# CTF in Empire-3 Wahoo



## capthoop (Oct 28, 2007)

Yesterday was the only window for us to get out. We were at the dock waiting for them to open. After fuel and ice we headed out under very foggy conditions. A short way up tiger pass to the river my radar goes out. I have been having trouble with it and the new HDX one is sitting in my shed. This was my last trip before I get a new top and radar put on all at once. Did not have the time to change things out. I got behind another boat and was able to keep up with it to the river but he soon disappeared. Another boat came down and I slipped in behind him for a bit then I was on my own again. By this time to say I was tense was an understatement. I made it to the head of passes and to the edge of Pass A Loutre when Jordan comes by. I slipped behind him but there is no way I was going to keep up with a Freeman even though he was going slower than normal in the fog. I got on the radio and asked him to drop back a bit so I could follow him. We ran the rest of the way to the gulf at 28 to 30 mph. There was still very thick fog in the gulf but I was able to run on my GPS from there. About 3 to 4 miles out the conditions cleared up a bit to where I could relax the pucker factor a bit.










A wahoo has been nothing but a shadow for Chris. He fishes a lot but up north and they never use wire because a wahoo is never targeted. The main catch up there is Tuna and Mahi. He has hooked several of them but never was able to put one in the boat. This has been going on for 27 years. It was my job to put him on a wahoo today.

I get to my first stop and put out three lines. Other boats had already been there so the wahoo were already boat shy. Nothing on our first rig. The second rig yielded nothing on the first couple of passes but we suddenly get a hit on the long one. Chris jumps for the rod and the fish comes unbuttoned. The look on his face was one of utter defeat. Before he could even process that thought the short rod goes off and he jumps and the expression goes back to fish on fighting mode. The fight is on. My mind was praying for this hog not to rip off the hook. The fish put up a good fight. Once we had color and saw the size of this 50 pounder all of us were watching it make last hope desperation dives and runs to get free. It soon found my gaff and the fight was over. My original Russelure with the slightly rusty hooks did the job again.











Chris was like a kid jumping, yelling "27 years, 27 years" He was hugging the fish and rolling around on the deck with it. That fish had no idea how loved it was.










We got the lines in and continued but could find no others. At another rig we get a hit and Jay gets on the line. It put up a good fight. Unfortunately it was a Jack Crevalle. This prompted me to decide to head to a spot looking for some tuna. 

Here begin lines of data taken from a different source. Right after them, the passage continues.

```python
class Plan:

    def __init__(self, device, math: Optional[str] = None):
        self.device = device
        self.math = DEFAULT_MATH if math is None else math
        if self.math not in MATH_MODES:
            raise _lib.IdhError(f"unknown conv math mode {self.math!r} (expected one of {MATH_MODES})")
        self.ops: List[Op] = []
        self.meta: List[dict] = []
        self.keep: List[torch.Tensor] = []
        self._free: Dict[tuple, List[torch.Tensor]] = {}
        self.recycled_candidates = 0
        self.recycled = 0
        self._arr = None
        self._pos: Optional[List[int]] = None
        self.flops = 0

    def buffer(self, N, H, W, Cch) -> View:
        cs = ceil16(Cch)
        pool = self._free.get((N, H, W, cs)) if cs == Cch else None
        if pool:
            self.recycled += 1
            return View(pool.pop(), 0, Cch)
        alloc = torch.zeros if cs != Cch else torch.empty
        t = alloc(N, H, W, cs, device=self.device, dtype=torch.float32)
        self.keep.append(t)
        return View(t, 0, Cch)

    def release(self, v: View):
        t = v.buf
        if (BUFFER_REUSE and v.c0 == 0 and v.C == t.shape[-1] and t.dim() == 4 and t.numel() * 4 >= REUSE_MIN_BYTES
                and any(t is k for k in self.keep)):
            pool = self._free.setdefault(tuple(t.shape), [])
            if any(t is f for f in pool):
                raise _lib.IdhError("Plan.release: buffer released twice")
            pool.append(t)
            self.recycled_candidates += 1

    def conv(self, x: View, conv: nn.Conv2d, out: View, act=ACT_NONE, slope=0.2, res: Optional[View] = None,
             x2: Optional[View] = None, conv2: Optional[nn.Conv2d] = None, pad_mode=PAD_ZEROS, norm=None, wino4_any_size: bool = False):
        op = Op()
        op.kind = OP_CONV
        op.N = x.N
        srcs = [(x, conv)] + ([(x2, conv2)] if x2 is not None else [])
        for v, cv in srcs:
            if v.C != cv.in_channels:
                raise _lib.IdhError(f"conv expects {cv.in_channels} input channels, view has {v.C}")
        ch = select(srcs, conv.out_channels, out.N, out.H, out.W, pad_mode, act, slope, out, res, norm is not None, wino4_any_size, self.math)
        pack = (packed_weight, packed_wino_weight, packed_wino4_weight)
        for i, (v, cv) in enumerate(srcs):
            ks, st = cv.kernel_size[0], cv.stride[0]
            cat = v if isinstance(v, CatView) else None
            if cat is not None:
                if ch.w_layout == W_SPLIT or not ch.families & FAMILY_LDS or st != 1:
                    raise _lib.IdhError("a fused-upsample concat can only feed the LDS-staged fp32 conv kernel")
                if cat.direct.C % 16 or any(u.C != cat.ups[0].C or u.C % 16 or (2 * u.H, 2 * u.W) != (cat.H, cat.W) for u in cat.ups) or not 1 <= len(cat.ups) <= 2:
                    raise _lib.IdhError("fused-upsample concat: channel counts must be multiples of 16 and the maps exactly half size")
                v = cat.direct
            elif v.C % 16 and (v.c0 != 0 or v.cs != ceil16(v.C)):
                raise _lib.IdhError("a conv input whose channel count is not a multiple of 16 must be a whole zero-padded buffer")
            if ch.w_layout == W_SPLIT:
                w = split_packed_weight(conv, self.math, conv2)
            else:
                w = pack[ch.w_layout if i == 0 else W_DIRECT](cv)
            self.keep.append(w)
            s = op.src[i]
            cin = cat.C if cat is not None else v.C
            s.in_, s.w, s.cs, s.H, s.W, s.Cin = v.ptr, w.data_ptr(), v.cs, v.H, v.W, cin
            s.ks, s.stride, s.pad_mode = ks, st, pad_mode
            if cat is not None:
                s.up_c0, s.up_C = cat.direct.C, cat.ups[0].C
                for ui, u in enumerate(cat.ups):
                    s.up_in[ui], s.up_cs[ui] = u.ptr, u.cs
            self.flops += 2 * out.N * out.H * out.W * cv.out_channels * cv.in_channels * ks * ks
        bias = conv.bias
        if conv2 is not None and conv2.bias is not None:
            bias = (conv.bias + conv2.bias).detach() if conv.bias is not None else conv2.bias
        if bias is not None:
            bias = bias.detach().contiguous()
            self.keep.append(bias)
            op.bias = bias.data_ptr()
        if res is not None:
            op.res, op.res_cs = res.ptr, res.cs
        op.out, op.out_cs = out.ptr, out.cs
        op.Ho, op.Wo, op.Cout = out.H, out.W, conv.out_channels
        op.act, op.slope = act, slope
        M = out.N * out.H * out.W
        op.tile_m, op.tile_n, op.split_k = tm, tn, split = ch.tile_m, ch.tile_n, ch.split_k
        if norm is not None:
            stats, n_act, n_slope = norm
            if tm not in (8, 9) or tn != 1 or x2 is not None or isinstance(x, CatView) or tuple(stats.shape) != (x.N, 2, x.C):
                raise _lib.IdhError("normalise-on-load needs the LDS-staged fp32 conv with 16-channel tiles and one source")
            op.src[0].norm, op.src[0].norm_act, op.src[0].norm_slope = stats.data_ptr(), n_act, n_slope
        if split > 1:
            ws = torch.empty(split * M * ceil16(conv.out_channels), device=self.device, dtype=torch.float32)
            self.keep.append(ws)
            op.ws = ws.data_ptr()
        self.ops.append(op)
        reads = ([_region(res)] if res is not None else []) + ([(norm[0].data_ptr(), 0, 1)] if norm is not None else [])
        for v, _ in srcs:
            if isinstance(v, CatView):
                reads += [_region(v.direct)] + [_region(u) for u in v.ups]
            else:
                reads.append(_region(v, pad16=True))
        self.meta.append({"reads": reads, "writes": [_region(out)]})
        self._arr = None
        return out

    def upsample2(self, x: View, out: View, nearest: bool = False):
        op = Op()
        op.kind, op.N = (OP_UPSAMPLE2_NEAREST if nearest else OP_UPSAMPLE2), x.N
        s = op.src[0]
        s.in_, s.cs, s.H, s.W, s.Cin = x.ptr, x.cs, x.H, x.W, x.C
        op.out, op.out_cs = out.ptr, out.cs
        self.ops.append(op)
        self.meta.append({"reads": [_region(x)], "writes": [_region(out)]})
        self._arr = None
        return out

    def pointwise_up(self, x: View, conv: nn.Conv2d, low: View, out: View):
        if conv.kernel_size[0] != 1 or conv.in_channels != x.C or conv.out_channels != out.C or low.C != out.C or (2 * low.H, 2 * low.W) != (x.H, x.W):
            raise _lib.IdhError("pointwise_up: a 1x1 conv of x plus the x2 upsampling of a half-resolution map with the output's channels")
        op = Op()
        op.kind, op.N = OP_POINTWISE_UP, x.N
        w = packed_weight(conv)
        self.keep.append(w)
        s = op.src[0]
        s.in_, s.w, s.cs, s.H, s.W, s.Cin, s.ks, s.stride = x.ptr, w.data_ptr(), x.cs, x.H, x.W, x.C, 1, 1
        l = op.src[1]
        l.in_, l.cs, l.H, l.W, l.Cin = low.ptr, low.cs, low.H, low.W, low.C
        if conv.bias is not None:
            b = conv.bias.detach().contiguous()
            self.keep.append(b)
            op.bias = b.data_ptr()
        op.out, op.out_cs, op.Ho, op.Wo, op.Cout = out.ptr, out.cs, out.H, out.W, out.C
        self.flops += 2 * x.N * x.H * x.W * conv.out_channels * conv.in_channels
        self.ops.append(op)
        self.meta.append({"reads": [_region(x), _region(low)], "writes": [_region(out)]})
        self._arr = None
        return out

    def instance_norm(self, x: View, out: Optional[View], act=ACT_NONE, slope=0.2):
        if x.C % 4 or 256 % (x.C // 4):
            raise _lib.IdhError(f"instance-norm kernel needs C/4 to divide 256 (C={x.C})")
        op = Op()
        op.kind, op.N = OP_INSTNORM, x.N
        s = op.src[0]
        s.in_, s.cs, s.H, s.W, s.Cin = x.ptr, x.cs, x.H, x.W, x.C
        op.act, op.slope = act, slope
        if out is not None:
            op.out, op.out_cs = out.ptr, out.cs
        nchunks = -(-(x.H * x.W) // 1024)
        ws = torch.empty(x.N * (nchunks + 1) * 2 * x.C, device=self.device, dtype=torch.float32)
        self.keep.append(ws)
        op.ws = ws.data_ptr()
        self.ops.append(op)
        stats = ws[x.N * nchunks * 2 * x.C:].view(x.N, 2, x.C)
        self.meta.append({"reads": [_region(x)], "writes": [_region(out)] if out is not None else [(stats.data_ptr(), 0, 1)]})
        self._arr = None
        return out if out is not None else stats

    def copy(self, x: View, out: View):
        if (x.N, x.H, x.W, x.C) != (out.N, out.H, out.W, out.C):
            raise _lib.IdhError("copy: shape mismatch")
        op = Op()
        op.kind, op.N = OP_COPY, x.N
        s = op.src[0]
        s.in_, s.cs, s.H, s.W, s.Cin = x.ptr, x.cs, x.H, x.W, x.C
        op.out, op.out_cs = out.ptr, out.cs
        self.ops.append(op)
        self.meta.append({"reads": [_region(x)], "writes": [_region(out)]})
        self._arr = None
        return out

    def import_nchw(self, shape_nchw, out: View) -> int:
        N, Cc, H, W = [int(v) for v in shape_nchw]
        if (N, H, W, Cc) != (out.N, out.H, out.W, out.C):
            raise _lib.IdhError(f"import of {tuple(shape_nchw)} into a view of {(out.N, out.C, out.H, out.W)}")
        op = Op()
        op.kind, op.N = OP_IMPORT, N
        s = op.src[0]
        s.H, s.W, s.Cin = H, W, Cc
        op.out, op.out_cs = out.ptr, out.cs
        self.ops.append(op)
        self.meta.append({"reads": [], "writes": [_region(out)]})
        self._arr = None
        return len(self.ops) - 1

    @staticmethod
    def pointwise_nchw_eligible(conv: nn.Conv2d) -> bool:
        return (conv.kernel_size == (1, 1) and conv.stride == (1, 1) and conv.in_channels == 64 and conv.out_channels == 128
                and conv.groups == 1)

    def pointwise_nchw(self, shape_nchw, conv: nn.Conv2d, out: View) -> int:
        N, Cc, H, W = [int(v) for v in shape_nchw]
        if (N, H, W) != (out.N, out.H, out.W) or Cc != conv.in_channels or out.C != conv.out_channels or not self.pointwise_nchw_eligible(conv):
            raise _lib.IdhError(f"pointwise_nchw: {tuple(shape_nchw)} with {conv} into a view of {(out.N, out.C, out.H, out.W)}")
        op = Op()
        op.kind, op.N = OP_POINTWISE_NCHW, N
        s = op.src[0]
        w = packed_weight(conv)
        self.keep.append(w)
        s.w, s.H, s.W, s.Cin, s.ks, s.stride = w.data_ptr(), H, W, Cc, 1, 1
        if conv.bias is not None:
            bias = conv.bias.detach().contiguous()
            self.keep.append(bias)
            op.bias = bias.data_ptr()
        op.out, op.out_cs, op.Ho, op.Wo, op.Cout = out.ptr, out.cs, H, W, conv.out_channels
        self.flops += 2 * N * H * W * conv.out_channels * conv.in_channels
        self.ops.append(op)
        self.meta.append({"reads": [], "writes": [_region(out)]})
        self._arr = None
        return len(self.ops) - 1

    def stem(self, shape, strides, blob: torch.Tensor, out: View) -> int:
        N, Cc, H, W = [int(v) for v in shape]
        Ho, Wo = ((H + 1) // 2) // 2, ((W + 1) // 2) // 2
        if Cc != 3 or H < 8 or W < 8 or (out.N, out.H, out.W, out.C) != (N, Ho, Wo, 64):
            raise _lib.IdhError(f"stem: images {tuple(shape)} (3 channels, H, W >= 8) into a view of {(out.N, out.C, out.H, out.W)}")
        group, img_stride, grp_stride = [int(v) for v in strides]
        if max(img_stride, grp_stride) >= 1 << 31 or N % group:
            raise _lib.IdhError("stem: image strides must fit in 32 bits and the groups divide the batch")
        op = Op()
        op.kind, op.N = OP_STEM, N
        s = op.src[0]
        s.w, s.H, s.W, s.Cin = blob.data_ptr(), H, W, 3
        s.up_C, s.up_cs[0], s.up_cs[1] = group, img_stride, grp_stride
        self.keep.append(blob)
        op.out, op.out_cs, op.Ho, op.Wo, op.Cout = out.ptr, out.cs, Ho, Wo, 64
        self.flops += 2 * N * ((H + 1) // 2) * ((W + 1) // 2) * 64 * 147
        self.ops.append(op)
        self.meta.append({"reads": [], "writes": [_region(out)]})
        self._arr = None
        return len(self.ops) - 1

    def export_nchw(self, x: View, out_nchw: Optional[torch.Tensor] = None) -> int:
        op = Op()
        op.kind, op.N = OP_EXPORT, x.N
        s = op.src[0]
        s.in_, s.cs, s.H, s.W, s.Cin = x.ptr, x.cs, x.H, x.W, x.C
        if out_nchw is not None:
            op.out = out_nchw.data_ptr()
        self.ops.append(op)
        self.meta.append({"reads": [_region(x)], "writes": []})
        self._arr = None
        return len(self.ops) - 1

    def head(self, x: View, conv: nn.Conv2d, out: torch.Tensor):
        if conv.out_channels != 1 or conv.kernel_size != (1, 1):
            raise _lib.IdhError("pointwise head kernel covers Conv2d(C,1,1) only")
        op = Op()
        op.kind, op.N = OP_HEAD, x.N
        w = conv.weight.detach().reshape(-1).contiguous()
        b = conv.bias.detach().contiguous()
        self.keep += [w, b]
        s = op.src[0]
        s.in_, s.w, s.cs, s.H, s.W, s.Cin = x.ptr, w.data_ptr(), x.cs, x.H, x.W, x.C
        op.bias, op.out = b.data_ptr(), out.data_ptr()
        self.ops.append(op)
        self.meta.append({"reads": [_region(x)], "writes": []})
        self._arr = None
        return len(self.ops) - 1

    def basic_block(self, x: View, blk, out: Optional[View] = None) -> View:
        st = blk.conv1.stride[0]
        Ho = (x.H + 2 - 3) // st + 1
        Wo = (x.W + 2 - 3) // st + 1
        planes = blk.conv1.out_channels
        h = self.buffer(x.N, Ho, Wo, planes)
        self.conv(x, blk.conv1, h, act=ACT_LRELU, slope=0.2)
        if out is None:
            out = self.buffer(x.N, Ho, Wo, planes)
        if blk.downsample is None:
            self.conv(h, blk.conv2, out, act=ACT_LRELU, slope=0.2, res=x)
        elif (self.math != "fp32" and blk.downsample[0].kernel_size[0] == 3
              and split_eligible([(h, blk.conv2)], planes, x.N, Ho, Wo, PAD_ZEROS)):
            proj = self.buffer(x.N, Ho, Wo, planes)
            self.conv(x, blk.downsample[0], proj)
            self.conv(h, blk.conv2, out, act=ACT_LRELU, slope=0.2, res=proj)
        else:
            self.conv(h, blk.conv2, out, act=ACT_LRELU, slope=0.2, x2=x, conv2=blk.downsample[0])
        self.release(h)
        return out

    def basic_block_upcat(self, cat: View, lows: List[View], blk) -> Optional[View]:
        ds = blk.downsample[0] if blk.downsample is not None else None
        planes = blk.conv1.out_channels
        c = planes
        if (not PROJ_LOWRES or self.math != "fp32" or ds is None or ds.kernel_size[0] != 1 or ds.stride[0] != 1 or planes not in (64, 128) or
                not 1 <= len(lows) <= 2 or cat.C != c * (1 + len(lows)) or any(l.C != c or (2 * l.H, 2 * l.W) != (cat.H, cat.W) for l in lows)):
            return None
        if cat.N * (-(-cat.H // 8)) * (-(-cat.W // 32)) * (planes // 64) < PROJ_LOWRES_MIN_TILES:
            return None
        key = (ds.weight.data_ptr(), _lib.param_version(ds.weight), None if ds.bias is None else _lib.param_version(ds.bias), str(ds.weight.device))
        parts = getattr(ds, "_idh_proj_parts", None)
        if parts is None or parts[0] != key:
            with torch.no_grad():
                mods = []
# ... 612 lines not shown
```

Once there the guys were getting some blackfin and an occasional yellowfin. We set up and started chunking. It was going slow but we kept at it and was rewarded with a drag burning noise that is always music to my ears. I knew from the beginning this was a good fish. Booty was on the rod and before he could get hurt by the power of the fish I had him belted and harnessed up. It was not long into the fight that I also put the reel in low gear. After 2 good dives the fish came to the top and started running high as a lot of the bigger fish do. With the head shake there was no doubt we had a decent tuna on the line and not a shark. Once near the boat this fish was not ready to give up. We could see the sickle fins on this fat 100 pound class fish circling the boat 30 to 40 feet below. When it got just out of gaff range it decides make a larger circle and ran in back of the boat and right between the motors. Booty could not hold the rod low enough because he was still strapped in. I put the reel almost in free spool and got Booty unhooked so I could take over the rod. I yelled out orders and the guys (I don't know who) did as requested very efficiently. Turn off the motors, lift the port motor. By the time I had the rod around the back my deckhand Jay was in back between the motors to guide the line around the motors and we were back into the fight. It was soon after that we stuck this 93 pound pig and Booty had his first ever yellowfin tuna. 

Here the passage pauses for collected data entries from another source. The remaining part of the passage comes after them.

diff --git a/yuv-manipulations-2_amd/csrc/k_transform.hip b/yuv-manipulations-2_amd/csrc/k_transform.hip
--- a/yuv-manipulations-2_amd/csrc/k_transform.hip
+++ b/yuv-manipulations-2_amd/csrc/k_transform.hip
@@ -58,19 +58,20 @@
     nx = load_rows(frame, G, ua + stride < nall ? ua + stride : ua, b, q);
     wave_sync();
 
-    auto store = [&](const uint32_t (&c)[16], bool keep) {
+    auto store = [&](const uint32_t (&c)[16], bool keep, auto hz) {
+      constexpr bool kHz = decltype(hz)::value;
       const bool lv = live && keep;
 #if MYYUV_K1_BUF
-      store_block_rows_buf(c, q, lv, g, rs, szz + 2 * q);
+      store_block_rows_buf<kHz>(c, q, lv, g, rs, szz);
 #else
-      uint4* dlo = lv ? coef + coef_quad(g, 2 * q) : sink + lane;
-      uint4* dhi = lv ? coef + coef_quad(g, 2 * q + 1) : sink + 64 + lane;
-      store_block_rows(c, q, lane, lv, g, dlo, dhi, rmask, binfo, szz + 2 * q, sink);
+      uint4* dlo = lv ? coef + coef_quad(g, q) : sink + lane;
+      uint4* dhi = lv ? coef + coef_quad(g, q + 4) : sink + 64 + lane;
+      store_block_rows<kHz>(c, q, lane, lv, g, dlo, dhi, rmask, binfo, szz, sink);
 #endif
     };
     uint32_t xr[4];
     fdct_load(img, q, xr);
-    const uint64_t bad = fdct_fast<true>(xr, tb, q, sqr, U.p, store);
+    const uint64_t bad = fdct_fast<true>(xr, tb, q, live, sqr, U.p, store);
     if (bad != 0) {
       const bool mine = ((bad >> lane) & 1u) && q == 0 && live;
       const uint64_t m = __ballot(mine);
@@ -129,13 +130,13 @@
     uint32_t xr[4];
     fdct_load(img, q, xr);
 #if MYYUV_K1_BUF
-    fdct_exact(xr, tb, q, sqr, U.p, [&](const uint32_t (&cc)[16]) { store_block_rows_buf(cc, q, real, g, rs, szz + 2 * q); });
+    fdct_exact(xr, tb, q, sqr, U.p, [&](const uint32_t (&cc)[16]) { store_block_rows_buf(cc, q, real, g, rs, szz); });
 #else
-    uint4* dlo = real ? coef + coef_quad(g, 2 * q) : sink + lane;
-    uint4* dhi = real ? coef + coef_quad(g, 2 * q + 1) : sink + 64 + lane;
+    uint4* dlo = real ? coef + coef_quad(g, q) : sink + lane;
+    uint4* dhi = real ? coef + coef_quad(g, q + 4) : sink + 64 + lane;
     fdct_exact(xr, tb, q, sqr, U.p,
                [&](const uint32_t (&cc)[16]) {
-                 store_block_rows(cc, q, lane, real, g, dlo, dhi, rmask, binfo, szz + 2 * q, sink);
+                 store_block_rows(cc, q, lane, real, g, dlo, dhi, rmask, binfo, szz, sink);
                });
 #endif
   }
@@ -386,9 +387,10 @@
     const bool lv = b < U.nlive;
     const uint32_t g = blockIdx.y * G.cum[3] + (U.p == 0 ? G.cum[0] : (U.p == 1 ? G.cum[1] : G.cum[2])) +
                        bf::plane_block(M, S, U, lv ? b : 0u);
-    fdct_core(img + bf::kSlotBytes * (U.slot0 + b), tb, q, sqr, U.p, [&](const uint32_t (&c)[16], bool keep) {
-      store_block_rows_buf(c, q, lv && keep, g, rs, szz + 2 * q);
-    });
+    fdct_core(img + bf::kSlotBytes * (U.slot0 + b), tb, q, lv, sqr, U.p,
+              [&](const uint32_t (&c)[16], bool keep, auto hz) {
+                store_block_rows_buf<decltype(hz)::value>(c, q, lv && keep, g, rs, szz);
+              });
     wave_sync();
   }
 }
diff --git a/yuv-manipulations-2_amd/csrc/xform_common.hpp b/yuv-manipulations-2_amd/csrc/xform_common.hpp
--- a/yuv-manipulations-2_amd/csrc/xform_common.hpp
+++ b/yuv-manipulations-2_amd/csrc/xform_common.hpp
@@ -123,6 +123,23 @@
   }
 }
 
+__device__ __forceinline__ constexpr int tixf(int i, int j) { return (i & 3) * 18 + 2 * j + (i >> 2); }
+
+__device__ __forceinline__ void transpose_fwd(float* tb, uint32_t q, const float (&M)[16], float (&P)[16]) {
+#pragma unroll
+  for (int i = 0; i < 8; i++) {
+    tb[tixf(i, 2 * q)] = M[2 * i];
+    tb[tixf(i, 2 * q + 1)] = M[2 * i + 1];
+  }
+  wave_sync();
+#pragma unroll
+  for (int k = 0; k < 8; k++) {
+    const float2 v = *reinterpret_cast<const float2*>(tb + tixf(q, k));
+    P[2 * k] = v.x;
+    P[2 * k + 1] = v.y;
+  }
+}
+
 __device__ __forceinline__ float sbyte(uint32_t w, int k) {
   return (float)(int)(int8_t)(uint8_t)(w >> (8 * k));
 }
@@ -180,6 +197,10 @@
   }
 }
 
+template <bool kZero>
+struct HiZero {
+  static constexpr bool value = kZero;
+};
 
 __device__ __forceinline__ void fdct_load(const uint8_t* img, uint32_t q, uint32_t (&xr)[4]) {
 #pragma unroll
@@ -192,8 +213,8 @@
 constexpr int kSqR = 3 * 64, kSqKb = 2 * 3 * 64, kSqWords = 2 * 3 * 64 + 3 * 8;
 
 template <bool kPerBlock, class Emit>
-__device__ __forceinline__ uint64_t fdct_fast(const uint32_t (&xr)[4], float* tb, uint32_t q, const float* sqr, int p,
-                                              Emit&& emit) {
+__device__ __forceinline__ uint64_t fdct_fast(const uint32_t (&xr)[4], float* tb, uint32_t q, bool live,
+                                              const float* sqr, int p, Emit&& emit) {
   uint32_t a = 0;
 #pragma unroll
   for (int m = 0; m < 4; m++) a = __builtin_amdgcn_sad_u8(xr[m], 0x80808080u, a);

He did the entire fish all by himself. The memories were etched in his mind at that point. I gave him the High Five and he had proof of his trophy from now on. We washed it last night and he asked my to sign it this morning.










We had the only day this week the weather was calm enough to get out and with the temps were in the high 70's. These white boys from the frozen tundra could not take the heat. Chris did not have a tee shirt but had to take his long sleeve shirt off.










I was no longer marking any tuna so we went back to the wahoo rigs. They had been left alone so they may be hungry again. We got there and they were. On our first pass we get a double hookup. As we are fighting them there is a crew boat backing in across our lines to service the rig. I got on the radio and ask him to hold back which he did but it was to no avail because they both came unbuttoned. We continued our trolling and got another double that also did not get the hooks set. Our last was a single miss and ending 1 for 6 is not good but we had a lot of action. Before we left that rig I marked well on one corner. I had them drop down a pair of Anteater jigs. It was almost an instant double hookup. As we got into the fight I realized we did not have amberjack. 










The over fished, almost extinct, red snapper. They went back.










I was afraid of getting stuck in the evening fog so I decided to head in. The guys got settled in and we headed to the barn.










Only 2 in the box but a lot of action and both fish were very respectable size fish.










Back at the house we relaxed and talked about the entire weeks adventures. BTW the white boy did keep his bikini top on while fishing. The true meaning of "Man Boobs"










What a wonderful week this has been.

Life is Good! 
Fishing is not a matter of life or death. It's more important than that.

CAPT HOOP -- OUR FREEDOM


----------



## Five Prongs Of Fury (Apr 15, 2008)

Excellent report captain, as usual.


----------



## WhyMe (Apr 21, 2013)

Great report and nice pix.
Whyme
Mako My Dayo


----------